Source: https://www.augmentcode.com/guides/ai-technical-debt-compounds-spec-driven-development (March 31, 2026)
AI-generated code doesn’t just add technical debt — it multiplies it faster than teams can see or handle. The problem isn’t that the code is obviously bad; it’s that it looks fine while quietly embedding a bunch of hidden assumptions everywhere.
Each feature can carry tons of implicit decisions (about dependencies, schemas, error handling, concurrency, etc.), and those decisions usually don’t show up in reviews or tests. So things pass, ship, and only break later when systems interact or scale.
AI makes this worse by sheer volume — you’re producing way more code, so you’re also producing way more hidden assumptions. Review processes weren’t designed for that, so they just don’t catch it.

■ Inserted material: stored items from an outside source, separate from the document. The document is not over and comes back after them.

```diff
+                        sm[h] = act[h] ? (pr == 0 ? smk[h] : smk[2 + h]) : 0u;
+                        x0[h] = Xx[i]; x1[h] = Xy[i]; x2[h] = Xz[i];
+                        r0[h] = x0[h] - X0x[i]; r1[h] = x1[h] - X0y[i]; r2[h] = x2[h] - X0z[i];
+                    }
+#pragma unroll
+                    for (int q = 0; q < 3; ++q) { rold[0][q] = rnew[0][q]; rold[1][q] = rnew[1][q]; }
+                    cpack <<= 16;
+#pragma unroll
+                    for (int h = 0; h < 2; ++h) {
+                        int q = 0;
+                        if (n_planes == 1) {
+                            if (sm[h] & 1u)
+                                fs_plane_contact(a[h], x0[h], x1[h], x2[h], r0[h], r1[h], r2[h], c.pl0, c.pl1, c.pl2, c.pl3, c.cd, c.mu_s,
+                                                 c.mu_k);
+                            q = 1;
+                        }
+                        for (; q < n_planes; ++q)
+                            if ((sm[h] >> q) & 1u)
+                                fs_plane_contact(a[h], x0[h], x1[h], x2[h], r0[h], r1[h], r2[h], E.p.planes[q][0], E.p.planes[q][1],
+                                                 E.p.planes[q][2], E.p.planes[q][3], c.cd, c.mu_s, c.mu_k);
+                    }
+                    if (n_shapes != 0 && __builtin_amdgcn_ballot_w64(((sm[0] | sm[1]) >> FS_SHAPE_SPHERE_BIT) != 0u) != 0ull) {
+                        const float S = (float)c.substeps;
+#pragma unroll
+                        for (int h = 0; h < 2; ++h)
+                            for (int q = 0; q < n_shapes; ++q)
+                                if ((sm[h] >> (FS_SHAPE_SPHERE_BIT + q)) & 1u) {
+                                    float c0, c1, c2, s0, s1, s2;
+                                    fs_shape_sweep(sh, q, sub, S, c0, c1, c2, s0, s1, s2);
+                                    fs_sphere_contact(a[h], x0[h], x1[h], x2[h], r0[h], r1[h], r2[h], c0, c1, c2, sh.pos[q].w, s0, s1, s2,
+                                                      c.cd, c.mu_s, c.mu_k);
+                                }
+                    }
+#pragma unroll
+                    for (int h = 0; h < 2; ++h)
+                        if (act[h]) {
+                            const int i = iP + 64 * h;
+                            fg_apply(a[h], c.relax, rcnt, x0[h], x1[h], x2[h]);
+                            Xx[i] = x0[h]; Xy[i] = x1[h]; Xz[i] = x2[h];
+                        }
                 }
                 __syncthreads();
                 FS_TS(10)
```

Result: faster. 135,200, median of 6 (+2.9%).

That’s why teams feel like they’re spending more time fixing “almost correct” code. It works on the surface, but the gaps (edge cases, integration issues, missing constraints) pile up and become expensive to unwind.
The fix is shifting from “code-first” to spec-first. Instead of letting AI guess what you mean, you define it upfront in a detailed, enforceable way. Specs become the source of truth, not docs that drift.
Good specs make assumptions explicit, turn them into constraints, and force the generated code to stay aligned. That stops the silent drift before it starts, instead of trying to clean it up afterward.
Key mindset shift: the real work isn’t writing code anymore — it’s defining the rules the code must follow. If the spec is vague or missing, the AI fills in the gaps, and that’s exactly where the debt comes from.